### Task input

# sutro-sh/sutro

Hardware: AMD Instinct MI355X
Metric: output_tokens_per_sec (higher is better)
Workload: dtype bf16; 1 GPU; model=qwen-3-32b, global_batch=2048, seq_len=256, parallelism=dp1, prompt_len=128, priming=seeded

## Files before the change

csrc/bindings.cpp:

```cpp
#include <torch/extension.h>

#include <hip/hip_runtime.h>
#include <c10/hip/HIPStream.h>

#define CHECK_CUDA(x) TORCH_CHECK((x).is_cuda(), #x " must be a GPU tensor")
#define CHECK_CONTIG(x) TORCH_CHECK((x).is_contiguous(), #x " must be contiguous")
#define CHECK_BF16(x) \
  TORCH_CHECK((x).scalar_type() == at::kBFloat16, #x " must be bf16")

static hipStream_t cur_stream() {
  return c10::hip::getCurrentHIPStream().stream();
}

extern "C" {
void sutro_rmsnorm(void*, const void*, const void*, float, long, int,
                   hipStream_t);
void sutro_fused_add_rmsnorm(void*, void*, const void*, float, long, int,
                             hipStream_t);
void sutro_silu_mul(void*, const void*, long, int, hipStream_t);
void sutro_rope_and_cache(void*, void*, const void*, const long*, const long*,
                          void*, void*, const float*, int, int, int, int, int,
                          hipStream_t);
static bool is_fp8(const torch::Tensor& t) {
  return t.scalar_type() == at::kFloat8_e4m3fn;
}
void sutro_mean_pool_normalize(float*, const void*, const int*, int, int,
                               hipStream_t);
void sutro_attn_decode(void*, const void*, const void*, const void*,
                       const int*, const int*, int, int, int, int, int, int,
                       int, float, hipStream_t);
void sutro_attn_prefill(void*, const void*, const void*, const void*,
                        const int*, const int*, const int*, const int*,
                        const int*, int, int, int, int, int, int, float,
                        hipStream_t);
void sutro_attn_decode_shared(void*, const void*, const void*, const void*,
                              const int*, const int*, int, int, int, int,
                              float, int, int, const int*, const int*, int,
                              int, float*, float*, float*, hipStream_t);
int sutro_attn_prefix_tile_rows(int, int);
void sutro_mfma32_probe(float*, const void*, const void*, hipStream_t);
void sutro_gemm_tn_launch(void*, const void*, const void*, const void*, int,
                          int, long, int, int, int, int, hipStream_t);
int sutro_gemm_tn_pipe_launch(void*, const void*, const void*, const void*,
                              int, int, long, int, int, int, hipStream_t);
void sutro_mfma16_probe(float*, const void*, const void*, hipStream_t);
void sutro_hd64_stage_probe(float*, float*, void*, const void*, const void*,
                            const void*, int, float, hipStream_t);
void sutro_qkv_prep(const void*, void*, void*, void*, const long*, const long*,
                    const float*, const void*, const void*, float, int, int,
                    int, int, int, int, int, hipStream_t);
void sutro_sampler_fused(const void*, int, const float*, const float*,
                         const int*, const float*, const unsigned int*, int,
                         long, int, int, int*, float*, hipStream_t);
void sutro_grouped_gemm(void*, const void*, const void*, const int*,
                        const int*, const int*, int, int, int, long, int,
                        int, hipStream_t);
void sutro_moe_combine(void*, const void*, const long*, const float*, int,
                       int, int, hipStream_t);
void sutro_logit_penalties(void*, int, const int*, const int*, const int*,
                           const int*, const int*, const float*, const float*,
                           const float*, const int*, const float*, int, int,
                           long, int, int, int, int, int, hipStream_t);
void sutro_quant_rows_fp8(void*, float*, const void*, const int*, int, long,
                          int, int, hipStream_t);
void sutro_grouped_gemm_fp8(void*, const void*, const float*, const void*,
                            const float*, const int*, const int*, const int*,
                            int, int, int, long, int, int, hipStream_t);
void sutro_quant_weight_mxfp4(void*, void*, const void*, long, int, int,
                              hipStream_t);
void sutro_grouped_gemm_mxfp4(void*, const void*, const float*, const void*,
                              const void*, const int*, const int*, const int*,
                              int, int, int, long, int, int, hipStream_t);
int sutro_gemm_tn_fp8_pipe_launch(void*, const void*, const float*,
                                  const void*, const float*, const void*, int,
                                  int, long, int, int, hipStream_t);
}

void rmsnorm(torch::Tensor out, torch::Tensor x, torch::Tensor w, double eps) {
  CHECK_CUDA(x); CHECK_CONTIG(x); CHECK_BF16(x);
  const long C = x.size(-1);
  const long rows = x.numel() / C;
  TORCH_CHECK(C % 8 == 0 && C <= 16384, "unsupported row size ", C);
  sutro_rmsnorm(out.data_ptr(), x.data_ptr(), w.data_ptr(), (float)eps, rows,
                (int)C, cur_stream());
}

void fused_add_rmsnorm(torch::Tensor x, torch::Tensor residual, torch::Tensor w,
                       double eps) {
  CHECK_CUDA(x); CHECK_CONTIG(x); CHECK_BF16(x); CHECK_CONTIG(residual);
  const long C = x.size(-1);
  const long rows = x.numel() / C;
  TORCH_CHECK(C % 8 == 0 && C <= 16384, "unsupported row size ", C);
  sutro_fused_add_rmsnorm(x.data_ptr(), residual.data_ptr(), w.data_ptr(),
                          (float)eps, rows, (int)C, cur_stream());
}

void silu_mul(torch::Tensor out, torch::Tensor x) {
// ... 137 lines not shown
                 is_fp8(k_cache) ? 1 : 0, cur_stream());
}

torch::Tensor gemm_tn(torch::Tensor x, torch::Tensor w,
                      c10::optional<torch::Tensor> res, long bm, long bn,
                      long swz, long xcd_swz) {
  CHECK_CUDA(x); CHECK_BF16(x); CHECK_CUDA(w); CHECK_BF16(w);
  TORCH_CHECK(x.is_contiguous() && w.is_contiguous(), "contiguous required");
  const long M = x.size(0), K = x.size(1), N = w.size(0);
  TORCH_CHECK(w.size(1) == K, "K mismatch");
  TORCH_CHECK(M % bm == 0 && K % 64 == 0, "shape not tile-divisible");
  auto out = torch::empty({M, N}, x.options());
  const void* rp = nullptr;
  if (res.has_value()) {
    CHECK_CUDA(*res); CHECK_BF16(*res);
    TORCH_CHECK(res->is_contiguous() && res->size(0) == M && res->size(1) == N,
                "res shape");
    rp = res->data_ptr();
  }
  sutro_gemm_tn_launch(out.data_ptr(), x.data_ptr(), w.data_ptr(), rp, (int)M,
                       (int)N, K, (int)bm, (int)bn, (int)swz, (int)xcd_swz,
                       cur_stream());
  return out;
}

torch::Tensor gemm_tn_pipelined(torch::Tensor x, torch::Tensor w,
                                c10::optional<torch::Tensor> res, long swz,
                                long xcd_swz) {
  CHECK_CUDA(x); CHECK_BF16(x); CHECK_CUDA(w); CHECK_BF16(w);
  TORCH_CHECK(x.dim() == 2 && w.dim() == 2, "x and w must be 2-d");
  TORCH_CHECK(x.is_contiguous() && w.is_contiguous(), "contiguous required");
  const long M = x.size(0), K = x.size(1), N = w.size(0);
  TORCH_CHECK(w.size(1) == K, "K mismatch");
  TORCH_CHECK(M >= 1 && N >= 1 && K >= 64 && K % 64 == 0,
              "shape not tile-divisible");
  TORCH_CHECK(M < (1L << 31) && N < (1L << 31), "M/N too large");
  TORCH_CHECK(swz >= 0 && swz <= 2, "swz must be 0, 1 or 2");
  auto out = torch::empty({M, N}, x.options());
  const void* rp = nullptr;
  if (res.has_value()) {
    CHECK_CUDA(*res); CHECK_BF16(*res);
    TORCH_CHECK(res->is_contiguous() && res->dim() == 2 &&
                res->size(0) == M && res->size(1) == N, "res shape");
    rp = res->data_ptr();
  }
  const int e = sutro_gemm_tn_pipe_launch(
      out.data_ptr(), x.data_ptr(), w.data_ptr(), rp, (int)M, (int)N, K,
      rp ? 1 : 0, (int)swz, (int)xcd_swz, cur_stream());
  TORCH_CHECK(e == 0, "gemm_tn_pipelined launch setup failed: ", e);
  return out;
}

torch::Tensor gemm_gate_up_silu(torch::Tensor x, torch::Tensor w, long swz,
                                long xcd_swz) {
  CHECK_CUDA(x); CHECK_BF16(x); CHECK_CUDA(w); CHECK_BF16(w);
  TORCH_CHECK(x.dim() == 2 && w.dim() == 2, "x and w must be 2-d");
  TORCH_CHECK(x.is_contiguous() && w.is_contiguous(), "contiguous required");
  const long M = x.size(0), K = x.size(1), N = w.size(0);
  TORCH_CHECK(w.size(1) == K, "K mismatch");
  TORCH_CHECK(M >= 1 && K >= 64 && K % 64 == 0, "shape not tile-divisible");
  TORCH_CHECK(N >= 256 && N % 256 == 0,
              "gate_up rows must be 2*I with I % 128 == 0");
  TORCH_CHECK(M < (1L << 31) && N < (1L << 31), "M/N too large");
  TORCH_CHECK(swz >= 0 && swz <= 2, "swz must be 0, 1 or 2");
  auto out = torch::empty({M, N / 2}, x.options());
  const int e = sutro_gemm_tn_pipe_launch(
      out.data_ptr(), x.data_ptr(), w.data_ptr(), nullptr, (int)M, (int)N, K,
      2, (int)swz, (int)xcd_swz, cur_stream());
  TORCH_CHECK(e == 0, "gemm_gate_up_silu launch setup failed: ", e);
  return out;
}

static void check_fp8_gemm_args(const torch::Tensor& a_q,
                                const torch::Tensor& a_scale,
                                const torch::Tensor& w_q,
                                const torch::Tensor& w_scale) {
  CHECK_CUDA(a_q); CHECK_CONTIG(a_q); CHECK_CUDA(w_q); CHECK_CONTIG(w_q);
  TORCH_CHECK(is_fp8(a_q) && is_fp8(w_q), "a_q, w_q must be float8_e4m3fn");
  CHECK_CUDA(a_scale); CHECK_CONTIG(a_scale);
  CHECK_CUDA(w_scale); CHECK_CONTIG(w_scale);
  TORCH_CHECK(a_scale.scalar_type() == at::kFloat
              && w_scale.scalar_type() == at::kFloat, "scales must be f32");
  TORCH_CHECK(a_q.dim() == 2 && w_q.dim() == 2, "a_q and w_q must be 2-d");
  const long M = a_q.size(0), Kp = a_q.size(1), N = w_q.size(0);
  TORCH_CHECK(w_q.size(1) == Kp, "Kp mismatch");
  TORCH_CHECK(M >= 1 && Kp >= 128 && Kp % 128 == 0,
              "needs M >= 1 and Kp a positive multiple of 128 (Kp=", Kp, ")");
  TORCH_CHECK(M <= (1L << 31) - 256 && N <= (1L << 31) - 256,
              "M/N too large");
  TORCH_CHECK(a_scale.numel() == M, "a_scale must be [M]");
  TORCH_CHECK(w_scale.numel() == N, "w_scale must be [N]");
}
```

######
### Task input

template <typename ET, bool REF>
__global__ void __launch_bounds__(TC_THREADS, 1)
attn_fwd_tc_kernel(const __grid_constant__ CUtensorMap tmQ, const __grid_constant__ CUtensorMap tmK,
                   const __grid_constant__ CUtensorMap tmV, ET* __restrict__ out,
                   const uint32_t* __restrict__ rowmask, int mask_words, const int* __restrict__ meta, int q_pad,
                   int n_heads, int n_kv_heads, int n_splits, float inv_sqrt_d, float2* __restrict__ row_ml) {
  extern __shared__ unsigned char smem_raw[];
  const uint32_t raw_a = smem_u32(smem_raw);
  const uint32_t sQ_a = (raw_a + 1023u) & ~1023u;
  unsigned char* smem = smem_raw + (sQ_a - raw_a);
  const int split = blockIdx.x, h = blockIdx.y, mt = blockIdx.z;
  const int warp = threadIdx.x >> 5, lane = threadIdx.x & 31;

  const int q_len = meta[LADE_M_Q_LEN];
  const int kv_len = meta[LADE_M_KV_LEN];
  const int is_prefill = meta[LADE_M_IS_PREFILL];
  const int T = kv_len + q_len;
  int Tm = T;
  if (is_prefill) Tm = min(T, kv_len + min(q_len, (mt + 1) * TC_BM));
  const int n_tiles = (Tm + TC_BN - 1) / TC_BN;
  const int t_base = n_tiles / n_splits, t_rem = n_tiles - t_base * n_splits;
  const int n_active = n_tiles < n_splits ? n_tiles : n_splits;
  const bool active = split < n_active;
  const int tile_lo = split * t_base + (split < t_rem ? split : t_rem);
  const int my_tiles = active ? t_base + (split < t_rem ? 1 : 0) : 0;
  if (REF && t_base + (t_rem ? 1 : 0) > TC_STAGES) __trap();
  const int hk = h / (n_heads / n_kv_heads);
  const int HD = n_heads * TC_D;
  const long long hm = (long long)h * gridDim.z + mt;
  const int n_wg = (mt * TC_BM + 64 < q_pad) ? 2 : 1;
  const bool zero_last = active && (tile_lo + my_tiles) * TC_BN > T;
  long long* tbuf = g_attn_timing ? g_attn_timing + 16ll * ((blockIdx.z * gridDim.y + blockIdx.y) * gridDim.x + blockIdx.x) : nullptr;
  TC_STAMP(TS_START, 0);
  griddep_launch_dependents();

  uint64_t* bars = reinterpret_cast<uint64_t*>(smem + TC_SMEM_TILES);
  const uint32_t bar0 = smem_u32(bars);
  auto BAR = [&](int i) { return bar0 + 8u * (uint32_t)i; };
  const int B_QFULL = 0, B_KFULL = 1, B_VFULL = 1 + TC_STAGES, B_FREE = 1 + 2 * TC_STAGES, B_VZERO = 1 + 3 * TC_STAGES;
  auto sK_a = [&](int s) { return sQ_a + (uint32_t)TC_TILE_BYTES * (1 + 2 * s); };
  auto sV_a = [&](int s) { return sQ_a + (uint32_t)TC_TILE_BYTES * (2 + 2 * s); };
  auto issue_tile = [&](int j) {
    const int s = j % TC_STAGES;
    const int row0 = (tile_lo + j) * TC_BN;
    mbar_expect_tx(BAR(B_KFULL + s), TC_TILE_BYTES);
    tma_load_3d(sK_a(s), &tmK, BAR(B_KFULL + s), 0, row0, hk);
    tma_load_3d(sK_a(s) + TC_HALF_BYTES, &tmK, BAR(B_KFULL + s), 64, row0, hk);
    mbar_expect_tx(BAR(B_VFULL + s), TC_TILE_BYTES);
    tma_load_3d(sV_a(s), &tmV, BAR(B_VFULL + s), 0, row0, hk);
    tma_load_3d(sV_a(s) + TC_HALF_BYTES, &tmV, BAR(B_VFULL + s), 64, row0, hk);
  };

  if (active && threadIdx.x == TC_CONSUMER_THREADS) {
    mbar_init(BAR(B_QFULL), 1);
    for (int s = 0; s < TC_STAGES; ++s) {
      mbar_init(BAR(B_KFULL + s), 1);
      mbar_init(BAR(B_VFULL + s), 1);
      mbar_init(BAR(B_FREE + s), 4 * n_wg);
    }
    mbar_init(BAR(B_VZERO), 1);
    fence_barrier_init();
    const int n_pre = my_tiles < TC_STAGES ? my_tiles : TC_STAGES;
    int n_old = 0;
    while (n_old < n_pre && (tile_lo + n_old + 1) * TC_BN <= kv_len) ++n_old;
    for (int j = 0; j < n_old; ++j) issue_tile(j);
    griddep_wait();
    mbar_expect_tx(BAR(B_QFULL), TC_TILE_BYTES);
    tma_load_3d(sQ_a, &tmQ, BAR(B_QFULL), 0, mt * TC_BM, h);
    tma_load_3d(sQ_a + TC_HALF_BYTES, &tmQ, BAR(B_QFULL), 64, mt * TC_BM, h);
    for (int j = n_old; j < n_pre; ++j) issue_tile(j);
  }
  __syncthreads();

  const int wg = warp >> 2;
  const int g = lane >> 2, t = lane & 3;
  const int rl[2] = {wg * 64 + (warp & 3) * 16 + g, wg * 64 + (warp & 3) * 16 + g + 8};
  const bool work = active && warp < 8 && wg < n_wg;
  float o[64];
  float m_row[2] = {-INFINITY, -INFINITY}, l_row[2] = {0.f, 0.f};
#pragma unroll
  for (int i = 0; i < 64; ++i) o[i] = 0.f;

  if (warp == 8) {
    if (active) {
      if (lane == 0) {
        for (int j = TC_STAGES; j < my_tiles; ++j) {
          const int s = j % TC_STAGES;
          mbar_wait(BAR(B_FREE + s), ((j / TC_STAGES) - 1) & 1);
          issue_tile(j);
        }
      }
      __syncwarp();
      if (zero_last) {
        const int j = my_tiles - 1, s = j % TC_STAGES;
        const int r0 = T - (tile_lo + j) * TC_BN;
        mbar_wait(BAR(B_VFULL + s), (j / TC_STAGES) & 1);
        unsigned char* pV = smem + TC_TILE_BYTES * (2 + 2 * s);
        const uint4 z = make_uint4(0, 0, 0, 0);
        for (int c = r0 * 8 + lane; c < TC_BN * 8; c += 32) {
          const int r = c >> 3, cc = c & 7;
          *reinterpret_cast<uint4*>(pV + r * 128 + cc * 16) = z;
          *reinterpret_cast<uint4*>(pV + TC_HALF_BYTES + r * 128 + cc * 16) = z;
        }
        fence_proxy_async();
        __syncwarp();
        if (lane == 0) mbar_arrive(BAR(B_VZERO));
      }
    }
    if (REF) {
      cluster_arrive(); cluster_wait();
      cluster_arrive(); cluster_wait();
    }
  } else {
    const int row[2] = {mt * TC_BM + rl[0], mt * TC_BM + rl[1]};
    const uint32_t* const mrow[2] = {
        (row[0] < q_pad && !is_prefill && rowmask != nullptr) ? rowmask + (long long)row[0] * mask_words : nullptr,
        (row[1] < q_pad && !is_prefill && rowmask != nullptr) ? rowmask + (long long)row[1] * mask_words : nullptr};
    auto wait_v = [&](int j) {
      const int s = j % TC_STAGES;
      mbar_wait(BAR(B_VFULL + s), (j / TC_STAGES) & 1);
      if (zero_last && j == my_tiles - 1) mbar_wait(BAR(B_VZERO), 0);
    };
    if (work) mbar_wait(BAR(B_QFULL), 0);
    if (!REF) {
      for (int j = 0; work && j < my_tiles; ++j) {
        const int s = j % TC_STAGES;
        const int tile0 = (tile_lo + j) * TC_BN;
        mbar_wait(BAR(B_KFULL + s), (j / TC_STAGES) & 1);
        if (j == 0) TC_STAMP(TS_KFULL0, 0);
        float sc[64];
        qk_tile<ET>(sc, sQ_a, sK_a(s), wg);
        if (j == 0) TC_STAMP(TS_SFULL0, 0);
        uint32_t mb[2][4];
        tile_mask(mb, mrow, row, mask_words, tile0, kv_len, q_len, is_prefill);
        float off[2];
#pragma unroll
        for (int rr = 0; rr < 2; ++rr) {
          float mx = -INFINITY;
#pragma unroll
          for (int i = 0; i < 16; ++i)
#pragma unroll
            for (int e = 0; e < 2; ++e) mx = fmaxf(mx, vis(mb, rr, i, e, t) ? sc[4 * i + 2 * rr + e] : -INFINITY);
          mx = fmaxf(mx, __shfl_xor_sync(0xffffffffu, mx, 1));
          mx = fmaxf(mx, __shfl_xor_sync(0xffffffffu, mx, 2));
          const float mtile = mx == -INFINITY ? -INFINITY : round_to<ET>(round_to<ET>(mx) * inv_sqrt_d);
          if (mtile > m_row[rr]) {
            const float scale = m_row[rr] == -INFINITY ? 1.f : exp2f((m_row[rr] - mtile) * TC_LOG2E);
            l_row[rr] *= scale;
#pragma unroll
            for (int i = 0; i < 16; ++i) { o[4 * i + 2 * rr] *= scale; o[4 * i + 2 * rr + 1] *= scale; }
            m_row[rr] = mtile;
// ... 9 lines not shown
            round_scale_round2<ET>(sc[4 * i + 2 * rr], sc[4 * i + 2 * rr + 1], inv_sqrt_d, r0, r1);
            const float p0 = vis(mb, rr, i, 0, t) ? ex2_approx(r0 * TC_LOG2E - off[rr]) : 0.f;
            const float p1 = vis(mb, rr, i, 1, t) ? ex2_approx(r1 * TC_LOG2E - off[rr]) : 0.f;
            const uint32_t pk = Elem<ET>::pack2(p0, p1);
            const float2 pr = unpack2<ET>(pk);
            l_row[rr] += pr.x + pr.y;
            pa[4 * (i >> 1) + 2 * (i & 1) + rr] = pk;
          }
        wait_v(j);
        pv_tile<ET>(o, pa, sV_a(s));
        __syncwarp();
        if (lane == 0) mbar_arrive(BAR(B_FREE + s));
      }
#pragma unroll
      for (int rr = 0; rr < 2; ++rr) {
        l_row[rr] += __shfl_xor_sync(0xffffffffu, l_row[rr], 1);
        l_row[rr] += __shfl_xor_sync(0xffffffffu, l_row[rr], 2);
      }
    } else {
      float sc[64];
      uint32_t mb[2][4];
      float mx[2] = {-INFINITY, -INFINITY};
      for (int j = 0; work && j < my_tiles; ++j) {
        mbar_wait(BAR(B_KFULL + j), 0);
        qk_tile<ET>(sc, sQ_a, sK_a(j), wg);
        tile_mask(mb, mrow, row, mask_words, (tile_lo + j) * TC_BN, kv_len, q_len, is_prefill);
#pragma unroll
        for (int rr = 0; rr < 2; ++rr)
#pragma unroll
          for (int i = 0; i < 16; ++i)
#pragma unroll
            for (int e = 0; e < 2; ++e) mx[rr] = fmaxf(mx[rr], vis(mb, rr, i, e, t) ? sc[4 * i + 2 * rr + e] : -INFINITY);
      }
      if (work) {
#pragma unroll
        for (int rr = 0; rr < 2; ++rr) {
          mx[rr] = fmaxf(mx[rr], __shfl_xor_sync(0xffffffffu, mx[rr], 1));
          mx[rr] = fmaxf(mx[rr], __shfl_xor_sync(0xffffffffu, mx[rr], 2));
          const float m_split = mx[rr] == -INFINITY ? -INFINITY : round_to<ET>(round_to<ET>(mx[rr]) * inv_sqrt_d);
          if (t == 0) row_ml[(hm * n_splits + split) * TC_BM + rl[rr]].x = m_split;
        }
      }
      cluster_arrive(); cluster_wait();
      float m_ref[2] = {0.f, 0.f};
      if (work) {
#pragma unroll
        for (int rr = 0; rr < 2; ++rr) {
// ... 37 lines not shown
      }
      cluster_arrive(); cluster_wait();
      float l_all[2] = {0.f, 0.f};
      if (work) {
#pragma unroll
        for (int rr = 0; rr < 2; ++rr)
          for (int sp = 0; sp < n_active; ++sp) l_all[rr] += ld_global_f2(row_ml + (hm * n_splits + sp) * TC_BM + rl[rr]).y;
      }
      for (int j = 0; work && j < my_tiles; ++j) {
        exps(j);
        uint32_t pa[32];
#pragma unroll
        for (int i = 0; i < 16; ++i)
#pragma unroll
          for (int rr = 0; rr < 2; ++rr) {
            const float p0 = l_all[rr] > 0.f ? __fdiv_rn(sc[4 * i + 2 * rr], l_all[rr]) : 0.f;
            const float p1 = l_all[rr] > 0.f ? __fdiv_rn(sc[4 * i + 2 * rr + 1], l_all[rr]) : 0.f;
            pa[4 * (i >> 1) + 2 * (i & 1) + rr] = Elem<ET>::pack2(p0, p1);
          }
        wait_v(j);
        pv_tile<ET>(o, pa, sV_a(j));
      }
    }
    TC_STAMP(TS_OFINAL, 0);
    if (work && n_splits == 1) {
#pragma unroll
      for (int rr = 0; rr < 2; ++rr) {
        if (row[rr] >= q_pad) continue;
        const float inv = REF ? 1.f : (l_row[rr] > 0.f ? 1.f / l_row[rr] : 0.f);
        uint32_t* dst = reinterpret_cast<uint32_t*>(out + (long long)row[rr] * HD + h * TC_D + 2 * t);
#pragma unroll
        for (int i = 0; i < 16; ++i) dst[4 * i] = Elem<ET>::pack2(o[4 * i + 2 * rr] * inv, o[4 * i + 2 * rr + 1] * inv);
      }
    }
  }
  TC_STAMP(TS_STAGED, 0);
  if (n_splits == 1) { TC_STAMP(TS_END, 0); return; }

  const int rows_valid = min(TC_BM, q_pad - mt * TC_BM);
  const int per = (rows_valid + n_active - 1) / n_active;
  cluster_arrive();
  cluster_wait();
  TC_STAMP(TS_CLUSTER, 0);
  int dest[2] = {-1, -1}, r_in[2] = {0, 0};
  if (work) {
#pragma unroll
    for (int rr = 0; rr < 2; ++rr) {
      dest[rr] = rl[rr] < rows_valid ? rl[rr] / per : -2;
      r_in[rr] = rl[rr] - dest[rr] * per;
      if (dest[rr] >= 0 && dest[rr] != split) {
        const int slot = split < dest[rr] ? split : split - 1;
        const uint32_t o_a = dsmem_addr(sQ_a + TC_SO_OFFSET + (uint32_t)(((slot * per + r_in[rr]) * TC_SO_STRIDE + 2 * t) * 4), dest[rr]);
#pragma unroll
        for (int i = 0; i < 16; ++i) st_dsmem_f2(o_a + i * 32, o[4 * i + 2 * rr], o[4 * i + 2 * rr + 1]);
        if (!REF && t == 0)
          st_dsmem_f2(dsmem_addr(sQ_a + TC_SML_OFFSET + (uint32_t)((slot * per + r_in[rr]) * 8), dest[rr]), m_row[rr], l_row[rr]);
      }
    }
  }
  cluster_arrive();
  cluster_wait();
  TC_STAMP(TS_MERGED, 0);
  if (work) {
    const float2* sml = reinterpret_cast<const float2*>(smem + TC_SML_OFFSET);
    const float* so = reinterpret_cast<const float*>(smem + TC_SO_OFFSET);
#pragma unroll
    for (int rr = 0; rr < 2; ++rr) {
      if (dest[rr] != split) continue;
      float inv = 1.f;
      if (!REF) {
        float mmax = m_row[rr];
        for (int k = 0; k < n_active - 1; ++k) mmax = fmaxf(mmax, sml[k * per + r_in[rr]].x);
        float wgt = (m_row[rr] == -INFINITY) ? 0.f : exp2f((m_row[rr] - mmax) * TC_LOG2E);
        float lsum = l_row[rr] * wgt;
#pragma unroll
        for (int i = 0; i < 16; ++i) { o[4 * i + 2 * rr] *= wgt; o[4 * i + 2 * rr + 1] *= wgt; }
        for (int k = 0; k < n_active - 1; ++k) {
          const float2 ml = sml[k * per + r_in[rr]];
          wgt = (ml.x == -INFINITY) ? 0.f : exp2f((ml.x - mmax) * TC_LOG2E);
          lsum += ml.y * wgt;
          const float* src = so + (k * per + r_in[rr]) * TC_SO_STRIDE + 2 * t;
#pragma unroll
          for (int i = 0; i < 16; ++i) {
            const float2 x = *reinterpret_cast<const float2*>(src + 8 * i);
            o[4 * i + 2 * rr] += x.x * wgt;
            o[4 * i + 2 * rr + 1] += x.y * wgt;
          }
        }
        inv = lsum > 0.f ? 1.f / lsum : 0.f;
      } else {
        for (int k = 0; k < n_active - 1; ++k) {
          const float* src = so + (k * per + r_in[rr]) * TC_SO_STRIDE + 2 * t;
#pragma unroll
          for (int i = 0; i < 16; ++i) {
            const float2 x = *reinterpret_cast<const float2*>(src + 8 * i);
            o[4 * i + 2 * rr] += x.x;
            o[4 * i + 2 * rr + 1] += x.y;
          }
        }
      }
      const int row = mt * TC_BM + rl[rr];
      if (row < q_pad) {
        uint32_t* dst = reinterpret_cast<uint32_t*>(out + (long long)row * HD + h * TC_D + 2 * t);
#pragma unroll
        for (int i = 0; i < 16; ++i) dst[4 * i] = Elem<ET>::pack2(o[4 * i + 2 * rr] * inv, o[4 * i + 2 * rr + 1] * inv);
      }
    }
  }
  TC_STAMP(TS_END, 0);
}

######

* [Problem description]
Report how many lines of the entries above contain "meta", and give no other output.

* [Answer to the problem]
4